The unequal effects of the health-economy tradeoff during the COVID-19 pandemic (preprint)

The potential tradeoff between health outcomes and economic impact has been a major challenge in the policy making process during the COVID-19 pandemic. Epidemic-economic models designed to address this issue are either too aggregate to consider heterogeneous outcomes across socio-economic groups, or, when sufficiently fine-grained, not well grounded by empirical data. To fill this gap, we introduce a data-driven, granular, agent-based model that simulates epidemic and economic outcomes across industries, occupations, and income levels with geographic realism. The key mechanism coupling the epidemic and economic modules is the reduction in consumption demand due to fear of infection. We calibrate the model to the first wave of COVID-19 in the New York metropolitan area, showing that it reproduces key epidemic and economic statistics, and then examine counterfactual scenarios. We find that: (a) both high fear of infection and strict restrictions similarly harm the economy but reduce infections; (b) low-income workers bear the brunt of both the economic and epidemic harm; (c) closing non-customer-facing industries such as manufacturing and construction only marginally reduces the death toll while considerably increasing unemployment; and (d) delaying the start of protective measures does little to help the economy and worsens epidemic outcomes in all scenarios. We anticipate that our model will help designing effective and equitable non-pharmaceutical interventions that minimize disruptions in the face of a novel pandemic.

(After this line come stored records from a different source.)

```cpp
template <int L, int NR, bool DEC, int W, int B, bool WP = false, bool CID = false, bool ARIA = false,
          bool G5 = false, bool PAIR = false>
__global__ __launch_bounds__(W * 64) void tlsrec_gcm_kernel(GcmArgs a)
{
    static_assert(!G5 || (L == 1 << KEY_G5_POWER && !WP && !CID && !ARIA && B == 1), "G5: the 8-lane 16-wave kernel");
    static_assert(!PAIR || (WP && W == 16 && B == 1 && !CID && !ARIA && !G5), "PAIR: 16-wave paired wave passes");
    using LY = GcmLds<L, W, WP, G5, PAIR>;
    constexpr int NTHR = W * 64;
    constexpr int LOGL = Log2<L>::v;
    constexpr int R = 64 / L;
    __shared__ __attribute__((aligned(16))) uint8_t lds[LY::BYTES];
    const int tid = threadIdx.x, wave = tid >> 6, lane = tid & 63;
    const int g = lane / L, q = lane % L;
    const uint32_t lanebase = (uint32_t) (lane & 31) << 2;
    uint32_t *ctl = reinterpret_cast<uint32_t *>(lds + LY::CTL);

    const uint32_t lo = a.perm ? *a.lo : 0u;
    const uint32_t count = a.perm ? *a.hi - lo : (uint32_t) a.n;
    const uint64_t wg_base = (uint64_t) blockIdx.x * W * a.rpw;
    if (wg_base >= count) return;

    if constexpr (ARIA)
        alt_fill_tables<NR>(lds + LY::AES, tid, NTHR);
    else
        aes_fill_tables(lds + LY::AES, tid, NTHR);

    const int pr = wave & (W / 2 - 1), ph = wave / (W / 2);
    const tlsrec_batch_rec *const dsrc = (a.perm && a.srecs) ? a.srecs + lo : a.recs;
    auto membership = [&](uint64_t cb, uint64_t pend, uint32_t &my_slot, uint32_t &my_rec,
                          uint32_t &my_d) __attribute__((always_inline)) {
        {
            const uint64_t pos = PAIR ? cb + 2 * (uint64_t) lane + (uint64_t) ph
                                 : WP ? wg_base + (uint64_t) wave * a.rpw + lane : wg_base + (uint64_t) lane * W + wave;
            if (lane < (int) a.rpw && pos < pend) {
                my_rec = a.perm ? a.perm[lo + pos] : (uint32_t) pos;
                my_d = (a.perm && a.srecs) ? (uint32_t) pos : my_rec;
                const uint32_t s = dsrc[my_d].slot;
                if (TLSREC_HOOK_SKIP(my_rec, a.skip)) {
                } else if (s < a.capacity && a.slots[s].km.cipher == a.cipher) {
                    my_slot = s;
                } else if (!a.perm && !(s < a.capacity && a.slots[s].km.cipher != 0)) {
                    bad_slot_result(a.recs[my_rec], &a.res[my_rec]);
                }
            }
        }
    };
    constexpr int HPI = WP ? 0 : LOGL;
    const uint8_t *hor = WP ? lds + LY::GH + (PAIR ? pr : wave) * 8192 : (G5 ? lds + LY::HG5 : lds + LY::GH);
    constexpr bool EJ0_ONCE = WP || (!G5 && !ARIA);
    uint32_t phase = 0;
    auto passes = [&](uint32_t my_slot, uint32_t my_rec, uint32_t my_d) __attribute__((always_inline)) {
        if constexpr (EJ0_ONCE) {
            uint4 ej0 = make_uint4(0, 0, 0, 0);
            if (my_slot != 0xffffffffu) {
                const SlotState *ss = &a.slots[my_slot];
                const tlsrec_key_material km = ss->km;
                const tlsrec_batch_rec d = dsrc[my_d];
                tlsrec_plan p;
                make_plan<DEC, CID>(p, d, km, ss, a.in);
                uint32_t nw[3];
                nonce_words<DEC>(p, d, km, a.in, nw);
                if constexpr (ARIA)
                    ej0 = alt_encrypt<NR, LY::AES>(lds, lanebase, (const uint32_t *) ss->ark,
                                                   make_uint4(nw[0], nw[1], nw[2], bswap32(1u)));
                else
                    ej0 = aes_encrypt<NR, LY::AES>(lds, lanebase, (const uint32_t *) ss->rkr,
                                                   make_uint4(nw[0], nw[1], nw[2], bswap32(1u)));
            }
            reinterpret_cast<uint4 *>(lds + LY::EJ0)[wave * 64 + lane] = ej0;
        }
        for (int iter = 0;; iter++) {
            uint32_t s;
            if constexpr (PAIR) {
                uint32_t *pmin = ctl + 4 + 2 * pr;
                uint32_t *pcnt = ctl + 20 + pr;
                const uint32_t m = __builtin_amdgcn_readfirstlane(wave_min(my_slot));
                if (lane == 0) pmin[ph] = m;
                pair_sync(pcnt, phase, lane);
                s = __builtin_amdgcn_readfirstlane(min(pmin[0], pmin[1]));
                if (s == 0xffffffffu) break;
                if ((TLSREC_ABLATE & 2) != 0) {
                } else if (a.tm & 16u) {
                    gtab4_build_half(const_cast<uint8_t *>(hor), a.ghtab + (size_t) s * KEY_TABLE_WORDS + KEY_HPOW_OFF + (L - 1),
                                     lane, ph);
                } else {
                    const uint4 *src = a.ghtab + (size_t) s * KEY_TABLE_WORDS + LOGL * 512;
                    uint4 *dst = reinterpret_cast<uint4 *>(const_cast<uint8_t *>(hor));
                    for (int i = lane + ph * 256; i < (ph + 1) * 256; i += 64) dst[i] = src[i];
                }
                pair_sync(pcnt, phase, lane);
            } else if constexpr (WP) {
                s = __builtin_amdgcn_readfirstlane(wave_min(my_slot));
                if (s == 0xffffffffu) break;
// ... 57 lines not shown
                GcmJob jb;
                jb.run = false;
                if (active) {
                    const tlsrec_batch_rec d = dsrc[didx];
                    tlsrec_plan p;
                    make_plan<DEC, CID>(p, d, km, &a.slots[s], a.in);
                    if (p.status != 0) {
                        if (q == 0) finish_early(p, d, a.out, &a.res[ridx]);
                    } else {
                        jb.setup<DEC>(p, d, km, a.in, a.out);
                        if constexpr (PAIR && (TLSREC_PLAN_STASH & (DEC ? 1 : 2)) != 0) {
                            if (q == 0)
                                reinterpret_cast<uint4 *>(lds + LY::FOLD)[wave * LY::FOLDN + g] =
                                    make_uint4(p.data_offset, p.data_len, (uint32_t) p.post_status,
                                               (uint32_t) p.type | ((uint32_t) d.type << 8));
                            if constexpr (!DEC)
                                if (q == 0 && p.explicit_iv && p.post_status == 0) {
                                    uint8_t *e = a.out + d.buf_off + p.data_offset;
                                    for (int i = 0; i < 8; i++) e[i] = d.ctr[i];
                                }
                        }
                        if constexpr (!DEC)
                            if (a.src_off) {
                                jb.src = a.in + a.src_off[ridx];
                                jb.wide_tail = false;
                            }
                        if (CID && p.aad_len > 16) jb.aadw = gcm_cid_aad_fold(gp, jb.aadw, p, d, a.slots[s].cid);
                    }
                }
                const uint32_t m = jb.run ? (jb.aead_len + 15) >> 4 : 0;
                const uint32_t mm = m ? m : 1;
                constexpr uint32_t BL = (uint32_t) (B * L);
                const bool lp = PAIR || (WP && !CID && (a.tm & 8u));
                const bool lenx = lp && m % BL == 0;
                const uint32_t z = lp ? 0u : (BL - mm % BL) % BL;
                const uint32_t J = jb.run ? (lp ? (lenx ? m / BL : (m + BL) / BL) : (mm + z) / BL) : 0;
                const uint32_t Jmax = wave_max(J);
                uint4 *fold = reinterpret_cast<uint4 *>(lds + LY::FOLD) + (PAIR ? wave * LY::FOLDN + g : wave * 64 + lane);
                if (!lp && jb.run && (uint32_t) q == z % L) {
                    uint4 f = jb.aadw;
                    if (m) {
                        if constexpr (WP)
                            f = (a.tm & 4u) ? gf_mul_v(f, h1v) : gmul<0>(gp, f);
                        else
                            f = gmul<0>(gp, f);
                    }
                    *fold = f;
                }
                uint4 Z = make_uint4(0, 0, 0, 0), Xp = make_uint4(0, 0, 0, 0);
                if (lp && jb.run && q == L - 1) Xp = jb.aadw;
                uint32_t nzpos = 0;
                const uint8_t *safe = jb.run ? (jb.wide_tail ? jb.src : jb.dst) : reinterpret_cast<const uint8_t *>(a.recs);
                uint32_t jh = 0;
                {
                    const uint32_t mfast = (jb.run && jb.aligned) ? jb.content_len / 16 : 0;
                    if constexpr (WP && DEC) {
                        uint32_t h = jb.run ? (mfast + z) / BL : 0xffffffffu;
                        h = wave_min(h);
                        if (__ballot(!jb.run)) {
                            constexpr uint32_t hmax = GCM_DUMMY_BYTES / (16 * BL) - 4;
                            h = a.dummy ? (h < hmax ? h : hmax) : 0;
                            if (!jb.run) {
                                jb.src = a.dummy;
                                jb.dst = a.dummy;
                                jb.nw0 = jb.nw1 = jb.nw2 = 0;
                                jb.inner = false;
                            }
                        }
                        jh = h > 1 ? h : 0;
                    } else {
                        uint32_t h = jb.run ? (mfast + z) / BL : 0;
                        h = wave_min(h);
                        jh = h > 1 ? h : 0;
                    }
                }
                const uint32_t jl = jh ? ((DEC && lp) ? 0u : 1u) : Jmax;
                auto steps = [&](auto cached) {
                    constexpr bool CACHED = decltype(cached)::value;
                    CtrCache ccache;
                    if constexpr (CACHED) ccache = ctr_cache<LY::AES>(lds, lanebase, rk, jb.nw0, jb.nw1, jb.nw2);
                    auto crypt = [&](int32_t cc, uint4 y, uint4 &ks, uint4 &Zn) {
                        const uint32_t ctrw = bswap32((uint32_t) cc + 2u);
                        if constexpr (CACHED) {
                            aes_ghash<NR, LY::AES, HPI, 2, 1, G5>(lds, hor, lanebase, rk, ccache, ctrw, y, ks, Zn);
                        } else {
                            if constexpr (ARIA)
                                ks = alt_encrypt<NR, LY::AES>(lds, lanebase, rk, make_uint4(jb.nw0, jb.nw1, jb.nw2, ctrw));
                            else
                                ks = aes_encrypt<NR, LY::AES>(lds, lanebase, rk, make_uint4(jb.nw0, jb.nw1, jb.nw2, ctrw));
                            if constexpr (G5)
                                Zn = gmul5(hor, y);
                            else
                                Zn = gmul<HPI>(hor, y);
                        }
                    };
                    auto general = [&](uint32_t j) {
                        const bool live = jb.run && j < J;
    #pragma unroll
                        for (int b = 0; b < B; b++) {
                            const int32_t cc = (int32_t) (BL * j + L * b + q) - (int32_t) z;
                            const bool valid = live && cc >= 0 && (uint32_t) cc < m;
                            const uint32_t pos = (uint32_t) cc * 16;
                            const bool fast = valid && jb.aligned && pos + 16 <= jb.content_len;
                            uint4 blk = gload16(fast ? jb.src + pos : safe);
                            uint4 ks, Zn;
                            crypt(cc, xor4(Z, Xp), ks, Zn);
                            uint4 X = make_uint4(0, 0, 0, 0);
                            if (fast) {
                                const uint4 o = xor4(blk, ks);
                                gstore16(jb.dst + pos, o);
                                X = DEC ? blk : o;
                                if (DEC && jb.inner && (o.x | o.y | o.z | o.w)) nzpos = pos + 1;
                            } else if (valid) {
                                blk = load_block(jb.src, pos, jb.content_len, jb.aead_len, jb.inner_type,
                                                 jb.aligned && jb.wide_tail);
                                const uint4 o = mask_block(xor4(blk, ks), pos, jb.aead_len);
                                store_block(jb.dst, pos, jb.aead_len, o, jb.aligned);
                                X = DEC ? blk : o;
                                if (DEC && jb.inner && (o.x | o.y | o.z | o.w)) nzpos = pos + 1;
                            }
                            if (lp) {
                                if (cc == (int32_t) m)
                                    X = make_uint4(0, bswap32(jb.aad_len * 8), 0, bswap32(jb.aead_len * 8));
                                if (live && cc <= (int32_t) m) { Z = Zn; Xp = X; }
                            } else {
                                if (live && cc == 0) X = xor4(X, *fold);
                                if (live) { Z = Zn; Xp = X; }
                            }
                        }
                    };
                    uint32_t j = 0;
                    for (; j < jl; j++) general(j);
                    {
                        const uint8_t *sp = jb.src + (size_t) (BL * j + q - z) * 16;
                        uint8_t *dp = jb.dst + (size_t) (BL * j + q - z) * 16;
                        if constexpr ((PAIR || (TLSREC_GCM_LINE_GROUPS & 2)) && L <= 4 && B == 1 &&
                                      (TLSREC_GCM_LINE_GROUPS & 1)) {
                            constexpr int G = 128 / (16 * L);
                            for (; j < jh && j % G != 0; j++) {
                                const int32_t cc = (int32_t) (BL * j + q) - (int32_t) z;
                                const uint4 blk = gload16(sp);
                                uint4 ks, Zn;
                                crypt(cc, xor4(Z, Xp), ks, Zn);
                                const uint4 o = xor4(blk, ks);
                                gstore16(dp, o);
                                if (DEC && jb.inner && (o.x | o.y | o.z | o.w)) nzpos = (uint32_t) cc * 16 + 1;
                                Z = Zn;
                                Xp = DEC ? blk : o;
                                sp += 16 * BL;
                                dp += 16 * BL;
                            }
                            for (; j + G <= jh; j += G) {
                                uint4 blk[G], out[G];
    #pragma unroll
                                for (int t = 0; t < G; t++) blk[t] = gload16(sp + 16 * BL * t);
    #pragma unroll
                                for (int t = 0; t < G; t++) {
                                    const int32_t cc = (int32_t) (BL * (j + t) + q) - (int32_t) z;
                                    uint4 ks, Zn;
                                    crypt(cc, xor4(Z, Xp), ks, Zn);
                                    out[t] = xor4(blk[t], ks);
                                    if (DEC && jb.inner && (out[t].x | out[t].y | out[t].z | out[t].w))
                                        nzpos = (uint32_t) cc * 16 + 1;
                                    Z = Zn;
                                    Xp = DEC ? blk[t] : out[t];
                                }
    #pragma unroll
// ... 302 lines not shown
```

Quantifying the importance and location of SARS-CoV-2 transmission events in large metropolitan areas (preprint)

Detailed characterization of SARS-CoV-2 transmission across different settings can help design less disruptive interventions. We used real-time, privacy-enhanced mobility data in the New York City and Seattle metropolitan areas to build a detailed agent-based model of SARS-CoV-2 infection to estimate the where, when, and magnitude of transmission events during the pandemics first wave. We estimate that only 18% of individuals produce most infections (80%), with about 10% of events that can be considered super-spreading events (SSEs). Although mass-gatherings present an important risk for SSEs, we estimate that the bulk of transmission occurred in smaller events in settings like workplaces, grocery stores, or food venues. The places most important for transmission change during the pandemic and are different across cities, signaling the large underlying behavioral component underneath them. Our modeling complements case studies and epidemiological data and indicates that real-time tracking of transmission events could help evaluate and define targeted mitigation policies.

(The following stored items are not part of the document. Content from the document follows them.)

# finlaymiller/torch-vae

Hardware: AMD Instinct MI355X
Metric: training samples/sec (VAE step: forward+ELBO+backward+AdamW), synthetic pianoroll (higher is better)
Workload: dtype bf16; 1 GPU; VanillaVAE latent_dim=16, 128x128 synthetic pianoroll, batch 256/GPU (generalised bottleneck 256*(H/16)^2); img_size=128, latent_dim=16, batch_per_gpu=256, global_batch=256, parallelism=dp1, optimizer=AdamW+OneCycle (encoder, decoder groups)

## Files before the change

### include/vae_step.h

```cpp
#ifndef VAE_STEP_H
#define VAE_STEP_H
#include <stdint.h>
#ifdef __cplusplus
extern "C" {
#endif

typedef struct vae_ctx vae_ctx;
typedef void* vae_stream_t;

#define VAE_NUM_PARAMS 40
#define VAE_NUM_BN 8
#define VAE_DTYPE_F32 0
#define VAE_DTYPE_BF16 1
#define VAE_DTYPE_F16 2

const char* vae_last_error(void);
int vae_abi_version(void);

int vae_param_layout(int img_size, int latent_dim, int generalised, int64_t* offsets ,
                     int64_t* sizes , int64_t* total);
int vae_bn_layout(int64_t* offsets , int64_t* channels , int64_t* total);

vae_ctx* vae_create(int img_size, int latent_dim, int max_batch, int dtype, int generalised);
void vae_destroy(vae_ctx* ctx);
// ... 112 lines not shown
                                 int skip_nonfinite, int64_t* step, double* norm_out, int64_t* skipped, void* scratch,
                                 int exchange, float* xhat, float* mu, float* log_var, float* z, float* out3,
                                 vae_stream_t stream);

int vae_synth_pianoroll(float* x, int batch, int img_size, uint64_t seed, vae_stream_t stream);

int vae_expand_stimuli(const void* src, int kind, float* dst, int64_t n_cells, vae_stream_t stream);

int vae_gather_rolls(const void* src, int kind, int64_t n_rolls, int h, int src_w, const int64_t* index, int64_t first,
                     const int32_t* params, uint64_t seed, uint64_t counter0, uint64_t counter_stride, int max_pitch_shift,
                     int max_time_shift, int crop_mode, float scale, float* dst, int batch, int w, vae_stream_t stream);
int vae_augment_params(int32_t* params, int batch, int src_w, int w, uint64_t seed, uint64_t counter0, uint64_t counter_stride,
                       int max_pitch_shift, int max_time_shift, int crop_mode, vae_stream_t stream);

int vae_extract_notes(const float* rolls, int64_t n, int h, int w, float onset_threshold, float sustain_threshold,
                      int min_duration, int max_gap, int32_t* events , float* peaks ,
                      int64_t capacity, int64_t* offsets , uint8_t* cleaned , vae_stream_t stream);

int vae_nearest_rolls(const uint8_t* queries , int n_queries,
                      const uint8_t* rolls   ,   int64_t n_rolls, int h, int w,
                      int max_pitch_shift, int max_time_shift, const int64_t* exclude ,
                      int k, int splits ,
                      int64_t* index , int32_t* distance ,
                      int32_t* shift , int32_t* intersection ,
                      int32_t* query_cells , vae_stream_t stream);

int vae_profile(vae_ctx* ctx, int enable);
int vae_profile_report(vae_ctx* ctx, char* buf, int64_t capacity);
int vae_profile_sequence(vae_ctx* ctx, char* buf, int64_t capacity);
int vae_profile_timeline(vae_ctx* ctx, char* buf, int64_t capacity);
int vae_debug_stamps(vae_ctx* ctx, const char* tag, int epi, long long* out);

int vae_debug_tensor(vae_ctx* ctx, int which, float* out, int64_t capacity, vae_stream_t stream);
int vae_selftest_tr16(vae_stream_t stream);
int vae_set_option(vae_ctx* ctx, const char* name, int value);
int vae_option_info(int index, const char** name, int* default_value);

#ifdef __cplusplus
}
#endif
#endif
```

### torch_vae_amd/_lib.py

```python
from __future__ import annotations

import ctypes as C
import os

_HERE = os.path.dirname(os.path.abspath(__file__))
LIB_PATH = os.environ.get("VAE_STEP_LIB") or os.path.join(_HERE, "lib", "libvae_step_gfx950.so")

NUM_PARAMS = 40
NUM_BN = 8
DTYPE_F32 = 0
DTYPE_BF16 = 1
DTYPE_F16 = 2
RECON_BCE = 0
RECON_MSE = 1
RECON_WBCE = 2
POS_WEIGHT_MAX = 1024.0
KL_PLAIN = 0
KL_FREE_BITS = 1
KL_CAPACITY = 2
KL_TC = 3
TC_MAX_BATCH = 4096
RECON_METRICS_MAX_THRESHOLDS = 8
COMM_ID_BYTES = 128
ROLLS_BYTES, ROLLS_BITS, ROLLS_F32 = 0, 1, 2
# ... 66 lines not shown
    _sig(L.vae_recon_metrics, i32, [p, p, i64, i64, f32p, i32, f32, p, p, p, p, i32, p])
    _sig(L.vae_backward, i32, [p, p, p, p, p, p, p, p, p, p, f32, i32, p])
    _sig(L.vae_backward_part, i32, [p, p, p, p, p, p, p, p, p, p, f32, i32, i32, p])
    _sig(L.vae_encode, i32, [p, p, i32, p, p, p, p, u64, i32, p, p, p, p])
    _sig(L.vae_backward_ex, i32, [p, p, p, p, p, p, p, p, p, p, f32, i32, p, p, p])
    _sig(L.vae_comm_stream, i32, [p, p, C.POINTER(C.c_void_p)])
    _sig(L.vae_comm_unique_id, i32, [p])
    _sig(L.vae_comm_init, i32, [p, i32, i32, p])
    _sig(L.vae_comm_world, i32, [p])
    _sig(L.vae_comm_destroy, i32, [p])
    _sig(L.vae_allreduce_grads, i32, [p, p, i32, i64p, i64p, i32, p])
    _sig(L.vae_broadcast_state, i32, [p, p, p, p, i32, p])
    _sig(L.vae_adamw_step, i32, [p, p, p, p, i32, i64p, i64p, f64p, f64p, f64, f64, f64, f32, i32, p])
    _sig(L.vae_grad_norm, i32, [p, i32, i64p, i64p, f32, p, p, p])
    _sig(L.vae_adamw_step_clipped, i32, [p, p, p, p, i32, i64p, i64p, f64p, f64p, f64, f64, f64, f32, f64, i32, p, p, p, p, p])
    _sig(L.vae_train_step, i32, [p, p, i32, p, p, p, p, p, p, p, u64, f32, i32, i64p, i64p, f64p, f64p, f64, f64, f64,
                                 i32, p, p, p, p, p, p])
    _sig(L.vae_train_step_fused, i32, [p, p, i32, p, p, p, p, p, p, p, u64, f32, i32, i64p, i64p, f64p, f64p, f64, f64, f64, f32,
                                       i32, i32, p, p, p, p, p, p])
    _sig(L.vae_train_step_fused_clipped, i32, [p, p, i32, p, p, p, p, p, p, p, u64, f32, i32, i64p, i64p, f64p, f64p, f64, f64, f64,
                                               f32, f64, i32, p, p, p, p, i32, p, p, p, p, p, p])
    _sig(L.vae_synth_pianoroll, i32, [p, i32, i32, u64, p])
    _sig(L.vae_expand_stimuli, i32, [p, i32, p, i64, p])
    _sig(L.vae_gather_rolls, i32, [p, i32, i64, i32, i32, p, i64, p, u64, u64, u64, i32, i32, i32, f32, p, i32, i32, p])
    _sig(L.vae_augment_params, i32, [p, i32, i32, i32, u64, u64, u64, i32, i32, i32, p])
    _sig(L.vae_extract_notes, i32, [p, i64, i32, i32, f32, f32, i32, i32, p, p, i64, p, p, p])
    _sig(L.vae_nearest_rolls, i32, [p, i32, p, i64, i32, i32, i32, i32, p, i32, i32, p, p, p, p, p, p])
    _sig(L.vae_profile, i32, [p, i32])
    _sig(L.vae_profile_report, i32, [p, C.c_char_p, i64])
    _sig(L.vae_profile_sequence, i32, [p, C.c_char_p, i64])
    _sig(L.vae_profile_timeline, i32, [p, C.c_char_p, i64])
    _sig(L.vae_debug_stamps, i32, [p, C.c_char_p, i32, p])
    _sig(L.vae_debug_tensor, i32, [p, i32, p, i64, p])
    _sig(L.vae_selftest_tr16, i32, [p])
    _sig(L.vae_set_option, i32, [p, C.c_char_p, i32])
    _sig(L.vae_option_info, i32, [i32, C.POINTER(C.c_char_p), C.POINTER(C.c_int)])
    _lib = L
    return L


EXPORTS = [
    "vae_last_error", "vae_abi_version", "vae_param_layout", "vae_bn_layout", "vae_create", "vae_destroy",
    "vae_workspace_bytes", "vae_forward", "vae_decode", "vae_pre_latents", "vae_last_eps", "vae_loss", "vae_loss_deferred", "vae_elbo_generic",
    "vae_set_recon_loss", "vae_set_recon_loss_ex", "vae_elbo_generic_ex", "vae_set_kl_objective", "vae_elbo_generic_kl", "vae_elbo_generic_w", "vae_kl_per_dim", "vae_total_correlation", "vae_last_total_correlation", "vae_log_likelihood", "vae_latent_stats",
    "vae_recon_metrics",
    "vae_backward", "vae_backward_part", "vae_encode", "vae_backward_ex", "vae_comm_stream", "vae_comm_unique_id", "vae_comm_init", "vae_comm_world",
    "vae_comm_destroy", "vae_allreduce_grads", "vae_broadcast_state", "vae_adamw_step", "vae_train_step", "vae_train_step_fused",
    "vae_grad_norm", "vae_adamw_step_clipped", "vae_train_step_fused_clipped", "vae_synth_pianoroll", "vae_expand_stimuli", "vae_profile",
    "vae_profile_report", "vae_profile_sequence", "vae_profile_timeline", "vae_debug_stamps", "vae_debug_tensor",
    "vae_selftest_tr16", "vae_set_option", "vae_option_info", "vae_gather_rolls", "vae_augment_params",
    "vae_extract_notes", "vae_nearest_rolls",
]


def check(rc: int, what: str = ""):
    if rc != 0:
        raise VaeLibError(f"{what}: {lib().vae_last_error().decode()}")


def param_layout(img_size: int, latent_dim: int, generalised: bool):
    offs = (C.c_int64 * NUM_PARAMS)()
    sizes = (C.c_int64 * NUM_PARAMS)()
    total = C.c_int64()
    rc = lib().vae_param_layout(img_size, latent_dim, int(generalised), offs, sizes, C.byref(total))
    if rc != 0:
        raise ValueError(lib().vae_last_error().decode())
    return list(offs), list(sizes), total.value
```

Modeling the impact of social distancing, testing, contact tracing and household quarantine on second-wave scenarios of the COVID-19 epidemic (preprint)

The new coronavirus disease 2019 (COVID-19) has required the implementation of severe mobility restrictions and social distancing measures worldwide. While these measures have been proven effective in abating the epidemic in several countries, it is important to estimate the effectiveness of testing and tracing strategies to avoid a potential second wave of the COVID-19 epidemic. We integrate highly detailed (anonymized, privacy-enhanced) mobility data from mobile devices, with census and demographic data to build a detailed agent-based model to describe the transmission dynamics of SARS-CoV-2 in the Boston metropolitan area. We find that enforcing strict social distancing followed by a policy based on a robust level of testing, contact-tracing and household quarantine, could keep the disease at a level that does not exceed the capacity of the health care system. Assuming the identification of 50% of the symptomatic infections, and the tracing of 40% of their contacts and households, which corresponds to about 9% of individuals quarantined, the ensuing reduction in transmission allows the reopening of economic activities while attaining a manageable impact on the health care system. Our results show that a response system based on enhanced testing and contact tracing can play a major role in relaxing social distancing interventions in the absence of herd immunity against SARS-CoV-2.